Египтянка (сборник)
Шрифт:
– Моя жена… – начал он и замолчал, представляя, как глупо будет выглядеть его рассказ в глазах здравомыслящего человека. Он бы и сам посмеялся, услышав его от кого-то.
– Короче, – Денис подхватил тему, – в юном возрасте одна дура, причем, даже не гадалка и не цыганка, а продавщица (!), нашла у его жены на ладони какую-то петлю смерти и предрекла, что она умрет в двадцать пять лет! Так вот, сегодня ей исполнилось двадцать пять, и она ждет конца. Сейчас, вон, нажралась с горя до поросячьего вида…
– А раньше у нее наблюдались депрессии? – голос Вадима стал профессионально строгим.
– Я ж не психиатр, – Артем пожал плечами, – откуда я знаю, депрессия у нее или просто хреновое настроение.
– Понял. Тогда так… она хорошо помнит то гадание?
– Она нам сейчас рассказывала со всеми нюансами! – Денис наполнил стаканы, – а, прикинь,
– Рассказывать-то она может… – Вадим задумался, формулируя мысль, – я не уверен, что гадание было таким, как она его помнит, и даже, что та женщина, вообще, существовала.
– То есть? – Настя, до этого следившая за огнем, подошла и присела рядом.
– Я тоже как-то не улавливаю логики, – Денис придвинулся ближе, решив, что возникшая тема интереснее тривиального поглощения водки.
– Хотите, – Вадим взял стакан, – я разрушу не только ваше собственное прошлое, но и прошлое всего человечества? – он выпил и принялся с аппетитом есть.
Наверное, это был такой психологический ход, но Денис не привык быть подопытным кроликом, поэтому отодвинул сначала курицу, потом рыбу и бутерброды.
– Успеешь, пожрешь. Говори, Конан, блин, разрушитель!..
– Ладно, – Вадим вытер салфеткой рот, – кто из вас знает, как устроена человеческая память?
– Понятия не имею, – выпалил Денис, но Настя решила поучаствовать в диспуте.
– Ну, как?.. В мозгу… или не знаю где там, сохраняется полученная информация; потом мы извлекаем ее, когда надо что-то вспомнить… разве нет?

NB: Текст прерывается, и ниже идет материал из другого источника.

int nst_ctx_create_ex(int device, const float* const* weights, const float* const* biases, const nst_options* opts_in,
                      nst_ctx** out) {
    if (!weights || !biases || !out) return fail(nullptr, NST_E_ARG, "null argument");
    nst_options opts;
    nst_options_default(&opts);
    if (opts_in) {
        if (opts_in->struct_size != (int)sizeof(nst_options)) return fail(nullptr, NST_E_ARG, "nst_options.struct_size mismatch (use nst_options_default)");
        opts = *opts_in;
    }
    for (int l = 0; l < NL; ++l)
        if (!weights[l] || !biases[l]) return fail(nullptr, NST_E_ARG, "null weight/bias pointer");
    int ndev = 0;
    if (hipGetDeviceCount(&ndev) != hipSuccess || ndev < 1) return fail(nullptr, NST_E_HIP, "no HIP device visible");
    if (device < 0 || device >= ndev) return fail(nullptr, NST_E_ARG, "device index out of range");
    nst_ctx* ctx = new (std::nothrow) nst_ctx();
    if (!ctx) return fail(nullptr, NST_E_NOMEM, "out of host memory");
    ctx->device = device;
    auto bail = [&](int code) { g_err = ctx->err; nst_ctx_destroy(ctx); return code; };
    if (hipSetDevice(device) != hipSuccess) { ctx->err = "hipSetDevice failed"; return bail(NST_E_HIP); }
    hipError_t e = conv_mfma_init_device();
    if (e == hipSuccess) e = conv_bf3_init_device();
    if (e == hipSuccess) e = conv_h2_init_device();
    if (e == hipSuccess) e = conv_wino_init_device();
    if (e == hipSuccess) e = gram_init_device();
    if (e == hipSuccess) e = pm_init_device();
    if (opts.conv_mode >= 0) {
        if (opts.conv_mode > NST_CONV_F16X2) { ctx->err = "nst_options.conv_mode must be NST_CONV_F32, NST_CONV_BF16X3 or NST_CONV_F16X2"; return bail(NST_E_ARG); }
        ctx->conv_mode = opts.conv_mode;
    } else {
        const char* cm = getenv("NST_CONV");
        if (cm && std::strcmp(cm, "f32") == 0) ctx->conv_mode = 0;
        else if (cm && std::strcmp(cm, "bf16x3") == 0) ctx->conv_mode = 1;
        else if (cm && std::strcmp(cm, "f16x2") == 0) ctx->conv_mode = 2;
        else if (cm && cm[0]) { ctx->err = "NST_CONV must be f32, bf16x3 or f16x2"; return bail(NST_E_ARG); }
    }
    ctx->batched = (opts.batched >= 0 ? opts.batched : env_flag("NST_BATCH", 1)) ? 1 : 0;
    ctx->use_graph = (opts.use_graph >= 0 ? opts.use_graph : env_flag("NST_GRAPH", 0)) ? 1 : 0;
    ctx->single_stream = (opts.single_stream >= 0 ? opts.single_stream : env_flag("NST_SINGLE_STREAM", 0)) != 0;
    ctx->band_rows = opts.h2_band_rows >= 0 ? opts.h2_band_rows : env_flag("NST_H2_BAND_ROWS", 0);
    ctx->lbfgs_gram = (opts.lbfgs_gram >= 0 ? opts.lbfgs_gram : env_flag("NST_LBFGS_GRAM", 1)) ? 1 : 0;
    ctx->mfma16 = opts.h2_mfma16 >= 0 ? opts.h2_mfma16 : env_flag("NST_H2_MFMA16", 1);
    ctx->wg256 = (opts.h2_wg256 >= 0 ? opts.h2_wg256 : env_flag("NST_H2_WG256", 0)) ? 1 : 0;
    ctx->tile_rows = opts.h2_tile_rows >= 0 ? opts.h2_tile_rows : env_flag("NST_H2_TILE_ROWS", 0);
    ctx->persist = (opts.h2_persist >= 0 ? opts.h2_persist : env_flag("NST_H2_PERSIST", 0)) ? 1 : 0;
    ctx->winograd = (opts.h2_winograd >= 0 ? opts.h2_winograd : env_flag("NST_H2_WINOGRAD", 1)) ? 1 : 0;
    ctx->level_split = (opts.level_split >= 0 ? opts.level_split : env_flag("NST_LEVEL_SPLIT", 0)) ? 1 : 0;
    ctx->gram_overlap = (opts.gram_overlap >= 0 ? opts.gram_overlap : env_flag("NST_GRAM_OVERLAP", 0)) ? 1 : 0;
    ctx->keep_all_maps = env_flag("NST_KEEP_ALL_MAPS", 0) ? 1 : 0;
    ctx->forward_pack = env_flag("NST_FORWARD_PACK", 1) ? 1 : 0;
    ctx->gram_pack = env_flag("NST_GRAM_PACK", 1) ? 1 : 0;
    if (ctx->use_graph && hipStreamCreateWithFlags(&ctx->gstream, hipStreamNonBlocking) != hipSuccess) { ctx->err = "stream creation failed"; return bail(NST_E_HIP); }
    if (e != hipSuccess) { ctx->err = std::string("kernel attribute setup: ") + hipGetErrorString(e); return bail(NST_E_HIP); }

    std::vector<float> tmp;
    std::vector<uint16_t> tmp16;
    auto upload = [&](auto& dst, const void* src, size_t bytes, const char* what) -> int {
        if (ctx->mem.alloc_bytes(ctx, reinterpret_cast<void**>(&dst), bytes) != NST_OK) return NST_E_NOMEM;
        if (hipMemcpy(dst, src, bytes, hipMemcpyHostToDevice) != hipSuccess) { ctx->err = std::string(what) + " upload failed"; return NST_E_HIP; }
        return NST_OK;
    };
    auto pieces = [&](int rows, int K, void*& bf, void*& h2, float& h2_inv, void*& wino, float& wino_inv) -> int {
        if (ctx->conv_mode == 1) {
            make_bf3(tmp.data(), 9, rows, K, tmp16);
            return upload(bf, tmp16.data(), tmp16.size() * 2, "weight");
        }
        if (ctx->conv_mode != 2) return NST_OK;
        make_h2(tmp.data(), 9, rows, K, tmp16, &h2_inv);
        NSTCHK(upload(h2, tmp16.data(), tmp16.size() * 2, "weight"));
        if (ctx->winograd && K >= 256 && K % 64 == 0 && rows % 128 == 0) {
            make_wino(tmp.data(), rows, K, tmp16, &wino_inv);
            NSTCHK(upload(wino, tmp16.data(), tmp16.size() * 2, "weight"));
        }
        return NST_OK;
    };
    for (int l = 0; l < NL; ++l) {
        const int ci = kCin[l], co = kCout[l];
        const float* W = weights[l];
        if (int r = upload(ctx->bias[l], biases[l], co * 4, "bias")) return bail(r);
        if (l == 0) {
            tmp.assign(28 * 64, 0.f);
            for (int o = 0; o < 64; ++o)
                for (int c = 0; c < 3; ++c)
                    for (int t = 0; t < 9; ++t) tmp[(c * 9 + t) * 64 + o] = W[(o * 3 + c) * 9 + t];
            if (int r = upload(ctx->w11k, tmp.data(), tmp.size() * 4, "weight")) return bail(r);
            tmp.assign(9 * 64 * 4, 0.f);
            for (int t = 0; t < 9; ++t) {
                const int ky = 2 - t / 3, kx = 2 - t % 3;
                for (int o = 0; o < 64; ++o)
                    for (int c = 0; c < 3; ++c) tmp[(t * 64 + o) * 4 + c] = W[(o * 3 + c) * 9 + ky * 3 + kx];
            }
            if (int r = upload(ctx->w11d, tmp.data(), tmp.size() * 4, "weight")) return bail(r);
            continue;
        }
        const size_t n = (size_t)9 * ci * co;
        tmp.resize(n);
        for (int t = 0; t < 9; ++t)
            for (int o = 0; o < co; ++o)
                for (int c = 0; c < ci; ++c) tmp[((size_t)t * co + o) * ci + c] = W[((size_t)o * ci + c) * 9 + t];
        if (int r = upload(ctx->wf[l], tmp.data(), n * 4, "weight")) return bail(r);
        if (int r = pieces(co, ci, ctx->wf_bf[l], ctx->wf_h2[l], ctx->wf_h2_inv[l], ctx->wf_wino[l], ctx->wf_wino_inv[l])) return bail(r);
        for (int t = 0; t < 9; ++t) {
            const int ky = 2 - t / 3, kx = 2 - t % 3;
            for (int c = 0; c < ci; ++c)
                for (int o = 0; o < co; ++o) tmp[((size_t)t * ci + c) * co + o] = W[((size_t)o * ci + c) * 9 + ky * 3 + kx];
        }
        if (int r = upload(ctx->wd[l], tmp.data(), n * 4, "weight")) return bail(r);
        if (int r = pieces(ci, co, ctx->wd_bf[l], ctx->wd_h2[l], ctx->wd_h2_inv[l], ctx->wd_wino[l], ctx->wd_wino_inv[l])) return bail(r);
    }
    if (ctx->level_split) ctx->gram_overlap = 0;
    if ((ctx->gram_overlap || ctx->level_split) && ctx->conv_mode == 2 &&
        (hipStreamCreateWithFlags(&ctx->side, hipStreamNonBlocking) != hipSuccess ||
         hipEventCreateWithFlags(&ctx->side_fork, hipEventDisableTiming) != hipSuccess ||
         hipEventCreateWithFlags(&ctx->side_join, hipEventDisableTiming) != hipSuccess)) {
        ctx->err = "side stream creation failed";
        return bail(NST_E_HIP);
    }
    if (hipEventCreateWithFlags(&ctx->fork, hipEventDisableTiming) != hipSuccess ||
        hipEventCreateWithFlags(&ctx->tail, hipEventDisableTiming) != hipSuccess ||
        hipEventCreate(&ctx->t0) != hipSuccess || hipEventCreate(&ctx->t1) != hipSuccess) {
        ctx->err = "event creation failed";
        return bail(NST_E_HIP);
    }
    *out = ctx;
    return NST_OK;
}

void nst_ctx_destroy(nst_ctx* ctx) {
    if (!ctx) return;
    (void)hipSetDevice(ctx->device);
    quiesce(ctx);
    for (int i = 0; i < NST_MAX_LEVELS; ++i) free_level(ctx->lv[i]);
    if (ctx->tail) (void)hipEventDestroy(ctx->tail);
    ctx->mem.release();
    drop_closure_state(ctx, false);
    if (ctx->gstream) (void)hipStreamDestroy(ctx->gstream);
    if (ctx->side) (void)hipStreamDestroy(ctx->side);
    if (ctx->side_fork) (void)hipEventDestroy(ctx->side_fork);
    if (ctx->side_join) (void)hipEventDestroy(ctx->side_join);
    if (ctx->fork) (void)hipEventDestroy(ctx->fork);
    if (ctx->t0) (void)hipEventDestroy(ctx->t0);
    if (ctx->t1) (void)hipEventDestroy(ctx->t1);
    for (hipEvent_t e : ctx->ev_pool) (void)hipEventDestroy(e);
    delete ctx;
}

int nst_conv_mode(const nst_ctx* ctx) { return ctx ? ctx->conv_mode : -1; }

int nst_ctx_bytes(const nst_ctx* ctx, size_t* bytes) {
    if (!ctx || !bytes) return fail(nullptr, NST_E_ARG, "null argument");
    *bytes = ctx->bytes;
    return NST_OK;
}

int nst_job_configure(nst_ctx* ctx, int levels_num, int H0, int W0) {
    if (ctx) { ++ctx->closure_epoch; ++ctx->ws_seq; }
    NSTCHK(bind(ctx));
    if (levels_num < 1 || levels_num > NST_MAX_LEVELS) return fail(ctx, NST_E_ARG, "levels_num out of range");
    if ((H0 >> (levels_num - 1)) < 16 || (W0 >> (levels_num - 1)) < 16)
        return fail(ctx, NST_E_ARG, "coarsest pyramid level must be at least 16x16");
    quiesce(ctx);
    for (int i = 0; i < NST_MAX_LEVELS; ++i) free_level(ctx->lv[i]);
    drop_closure_state(ctx, false);
    forget_forward_pass(ctx);
    ctx->levels = 0;
    ctx->lap_k = 0;
    ctx->mat_gamma = 0.f; ctx->mat_eps = 1e-7;
    for (float& v : ctx->gs_shift) v = 0.f;
    ctx->gs_center = 0u;
    for (int i = 0; i < 6; ++i) { ctx->mom_wm[i] = 0.f; ctx->mom_ws[i] = 0.f; }
    ctx->mom_eps = 1e-5f;
    int h = H0, w = W0;
    for (int i = 0; i < levels_num; ++i) {
        LevelWs& L = ctx->lv[i];
        L.h = h; L.w = w;
        NSTCHK(alloc_acts(ctx, L.acts, h, w));
        L.gbuf_floats = (size_t)h * w * 64;
        NSTCHK(L.mem.alloc(ctx, &L.gbuf[0], L.gbuf_floats));
        NSTCHK(L.mem.alloc(ctx, &L.gbuf[1], L.gbuf_floats));
        if (i > 0) NSTCHK(alloc_level_image(ctx, L.img, ctx->channels, h, w));
        NSTCHK(alloc_tap_buffers(ctx, L));
        NSTCHK(L.mem.alloc(ctx, &L.content_partial, MSE_BLOCKS));
        NSTCHK(L.mem.alloc(ctx, &L.tv_partial, 2 * TV_BLOCKS));
        NSTCHK(L.mem.alloc(ctx, &L.tv_means, 2));
        h /= 2; w /= 2;
    }
    ctx->levels = levels_num;
    return NST_OK;
}

int nst_job_set_taps(nst_ctx* ctx, int content_index, unsigned style_mask, int use_relu) {
    if (ctx) { ++ctx->closure_epoch; ++ctx->ws_seq; }
    NSTCHK(bind(ctx));
    if (content_index < 0 || content_index > 5) return fail(ctx, NST_E_ARG, "content_index must be 0 .. 5");
    if (style_mask == 0u || (style_mask & ~0x3Fu) != 0u)
        return fail(ctx, NST_E_ARG, "style_mask must be a non-empty set of bits 0 .. 5");
    if (use_relu != 0 && use_relu != 1) return fail(ctx, NST_E_ARG, "use_relu must be 0 or 1");
    Taps tp;
    tp.content = kTapLayer[content_index];
    tp.nstyle = 0;
    for (int i = 0; i < 6; ++i)
        if ((style_mask >> i) & 1u) tp.style[tp.nstyle++] = kTapLayer[i];
    tp.top = std::max(tp.content, tp.style[tp.nstyle - 1]);
    tp.use_relu = use_relu;
    tp.is_default = content_index == 4 && style_mask == 0x2Fu && use_relu == 1;
    if ((style_mask & positive_weight_mask(ctx->style_w)) == 0u)
        return fail(ctx, NST_E_ARG, "no map of style_mask has a positive style layer weight (nst_job_set_style_weights)");
    quiesce(ctx);
    drop_closure_state(ctx, true);
    ctx->taps = tp;
    for (int i = 0; i < ctx->levels; ++i) {
        LevelWs& L = ctx->lv[i];
        L.guide = Guidance();
        L.pm = PatchLevel();
        free_tap_buffers(L);
        NSTCHK(alloc_tap_buffers(ctx, L));
    }
    return NST_OK;
}

int nst_job_set_color(nst_ctx* ctx, int mode) {
    if (ctx) { ++ctx->closure_epoch; ++ctx->ws_seq; }
    NSTCHK(bind(ctx));
    if (mode != NST_COLOR_RGB && mode != NST_COLOR_LUMINANCE) return fail(ctx, NST_E_ARG, "mode must be NST_COLOR_RGB or NST_COLOR_LUMINANCE");
    const int channels = mode == NST_COLOR_LUMINANCE ? 1 : 3;
    quiesce(ctx);
    LevelWs* lv = ctx->lv + 1;
    NSTCHK(replace_blocks(lv, ctx->levels - 1, &LevelWs::img,
                          [&](int i, LevelImage& im) { return alloc_level_image(ctx, im, channels, lv[i].h, lv[i].w); },
                          [&] { drop_closure_state(ctx, true); }));
    for (int i = 0; i < ctx->levels && channels != ctx->channels; ++i) ctx->lv[i].anc = AnchorLevel();
    for (int i = 0; i < ctx->levels; ++i) ctx->lv[i].pm = PatchLevel();
    ctx->channels = channels;
    return NST_OK;
}

int nst_job_color(const nst_ctx* ctx) { return ctx ? (ctx->channels == 1 ? NST_COLOR_LUMINANCE : NST_COLOR_RGB) : -1; }

int nst_job_set_pooling(nst_ctx* ctx, int mode) {
    if (ctx) { ++ctx->closure_epoch; ++ctx->ws_seq; }
    NSTCHK(bind(ctx));
    if (mode != NST_POOL_MAX && mode != NST_POOL_AVG) return fail(ctx, NST_E_ARG, "mode must be NST_POOL_MAX or NST_POOL_AVG");
    quiesce(ctx);
    drop_closure_state(ctx, true);
    for (int i = 0; i < ctx->levels; ++i) ctx->lv[i].pm = PatchLevel();
    ctx->pool_avg = mode == NST_POOL_AVG ? 1 : 0;
    return NST_OK;
}

int nst_ctx_set_keep_all_maps(nst_ctx* ctx, int enabled) {
    NSTCHK(bind(ctx));
    ++ctx->ws_seq;
    drop_closure_state(ctx, false);
    ctx->keep_all_maps = enabled ? 1 : 0;
    return NST_OK;
}
int nst_ctx_keep_all_maps(const nst_ctx* ctx) { return ctx ? ctx->keep_all_maps : -1; }

int nst_ctx_set_forward_pack(nst_ctx* ctx, int enabled) {
    NSTCHK(bind(ctx));
    ++ctx->ws_seq;
    drop_closure_state(ctx, false);
    ctx->forward_pack = enabled ? 1 : 0;
    return NST_OK;
}
int nst_ctx_forward_pack(const nst_ctx* ctx) { return ctx ? ctx->forward_pack : -1; }

int nst_ctx_set_gram_pack(nst_ctx* ctx, int enabled) {
    NSTCHK(bind(ctx));
    ++ctx->ws_seq;
    drop_closure_state(ctx, false);
    ctx->gram_pack = enabled ? 1 : 0;
    return NST_OK;
}
int nst_ctx_gram_pack(const nst_ctx* ctx) { return ctx ? ctx->gram_pack : -1; }

int nst_job_map_stats(nst_ctx* ctx, int level, unsigned* stored_mask) {
    NSTCHK(bind(ctx));
    if (level < 0 || level >= ctx->levels) return fail(ctx, NST_E_STATE, "level not configured");
    if (!stored_mask) return fail(ctx, NST_E_ARG, "null argument");
    unsigned m = 0;
    for (int l = 0; l < NL; ++l) m |= (ctx->lv[level].acts.stored[l] ? 1u : 0u) << l;
    *stored_mask = m;
    return NST_OK;
}

int nst_job_pooling(const nst_ctx* ctx) { return ctx ? (ctx->pool_avg ? NST_POOL_AVG : NST_POOL_MAX) : -1; }

int nst_job_set_laplacian(nst_ctx* ctx, int K, const int* pool, const float* gamma) {
    if (ctx) { ++ctx->closure_epoch; ++ctx->ws_seq; }
    NSTCHK(bind(ctx));
    if (ctx->levels < 1) return fail(ctx, NST_E_STATE, "nst_job_configure has not been called");
    if (K < 0 || K > NST_MAX_LAPLACIAN) return fail(ctx, NST_E_ARG, "the number of Laplacian entries must be 0 .. NST_MAX_LAPLACIAN");
    if (K > 0 && (!pool || !gamma)) return fail(ctx, NST_E_ARG, "null argument");
    bool positive = false;
    for (int k = 0; k < K; ++k) {
        if (pool[k] < 1 || pool[k] > 32) return fail(ctx, NST_E_ARG, "a Laplacian pool size must be 1 .. 32");
        for (int j = 0; j < k; ++j)
            if (pool[j] == pool[k]) return fail(ctx, NST_E_ARG, "the Laplacian entries must have distinct pool sizes");
        if (!(gamma[k] >= 0.f) || std::isinf(gamma[k])) return fail(ctx, NST_E_ARG, "Laplacian weights must be finite and >= 0");
        positive = positive || gamma[k] > 0.f;
        for (int i = 0; i < ctx->levels; ++i)
            if (ctx->lv[i].h / pool[k] < 3 || ctx->lv[i].w / pool[k] < 3)
                return fail(ctx, NST_E_ARG, "level " + std::to_string(i) + " is too small for Laplacian pool size " + std::to_string(pool[k]) +
                                            ": the pooled image must be at least 3x3");
    }
    if (K > 0 && !positive) return fail(ctx, NST_E_ARG, "at least one Laplacian weight must be positive");
    NSTCHK(replace_term(ctx, &LevelWs::lap, [&](int i, LapLevel& q) {
        if (K > 0 && i == 0) NSTCHK(q.mem.alloc(ctx, &q.vals, (size_t)NST_MAX_LEVELS * NST_LAP_MAX));
        for (int k = 0; k < K; ++k) {
            const size_t hk = (size_t)(ctx->lv[i].h / pool[k]), wk = (size_t)(ctx->lv[i].w / pool[k]);
            NSTCHK(q.mem.alloc(ctx, &q.s[k], hk * wk));
            NSTCHK(q.mem.alloc(ctx, &q.r[k], (hk - 2) * (wk - 2)));
            NSTCHK(q.mem.alloc(ctx, &q.target[k], (hk - 2) * (wk - 2)));
            NSTCHK(q.mem.alloc(ctx, &q.partial[k], LAP_BLOCKS));
        }
        return NST_OK;
    }));
    ctx->lap_k = K;
    for (int k = 0; k < NST_LAP_MAX; ++k) {
        ctx->lap_pool[k] = k < K ? pool[k] : 0;
        ctx->lap_gamma[k] = k < K ? gamma[k] : 0.f;
    }
    if (K > 0) HIPCHK(ctx, hipMemset(ctx->lv[0].lap.vals, 0, (size_t)NST_MAX_LEVELS * NST_LAP_MAX * sizeof(float)));
    return NST_OK;
}

int nst_job_laplacian(const nst_ctx* ctx, int* K, int* pool, float* gamma) {
    if (!ctx) return fail(nullptr, NST_E_ARG, "null context");
    if (K) *K = ctx->lap_k;
    for (int k = 0; k < NST_LAP_MAX; ++k) {
        if (pool) pool[k] = ctx->lap_pool[k];
        if (gamma) gamma[k] = ctx->lap_gamma[k];
    }
    return NST_OK;
}

int nst_job_laplacian_losses(nst_ctx* ctx, float* out, void* stream) {
    NSTCHK(bind(ctx));
    if (ctx->levels < 1) return fail(ctx, NST_E_STATE, "nst_job_configure has not been called");
    if (!out) return fail(ctx, NST_E_ARG, "null argument");
    hipStream_t s = enter(ctx, stream);
    const size_t bytes = (size_t)ctx->levels * NST_LAP_MAX * sizeof(float);
    if (ctx->lap_k > 0) HIPCHK(ctx, hipMemcpyAsync(out, ctx->lv[0].lap.vals, bytes, hipMemcpyDeviceToDevice, s));
    else HIPCHK(ctx, hipMemsetAsync(out, 0, bytes, s));
    mark(ctx, s);
    return NST_OK;
}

– Нет, – Вадим загадочно улыбнулся, – честно говоря, я сам узнал об этом полгода назад. В московском НИИ нормальной физиологии существует специальная лаборатория, занимающаяся вопросами памяти. Так вот, эти ребята доказали, что, вспоминая, мы больше фантазируем, чем воссоздаем реальную картину; и чем больше проходит времени, тем точнее мы подгоняем ее, либо под то, каким хотим видеть событие, либо под то, каким оно должно было бы быть, исходя из нашего миропонимания; то есть, воспоминания ни есть копия прошлого.
– Это понятно, – Денис разочарованно пожал плечами, – конечно, мы что-то забываем. Я, например, не помню, в каком платье была Настя, когда пришла устраиваться на работу. Кажется, в зеленом… точно, в зеленом!.. Тебе оно так шло…
– А вот и нет! – Настя высунула язычок, – в бело-голубом…
– Каком бело-голубом?!.. Я ж помню!..
– Да не было у меня тогда зеленого платья! Уж я-то знаю!..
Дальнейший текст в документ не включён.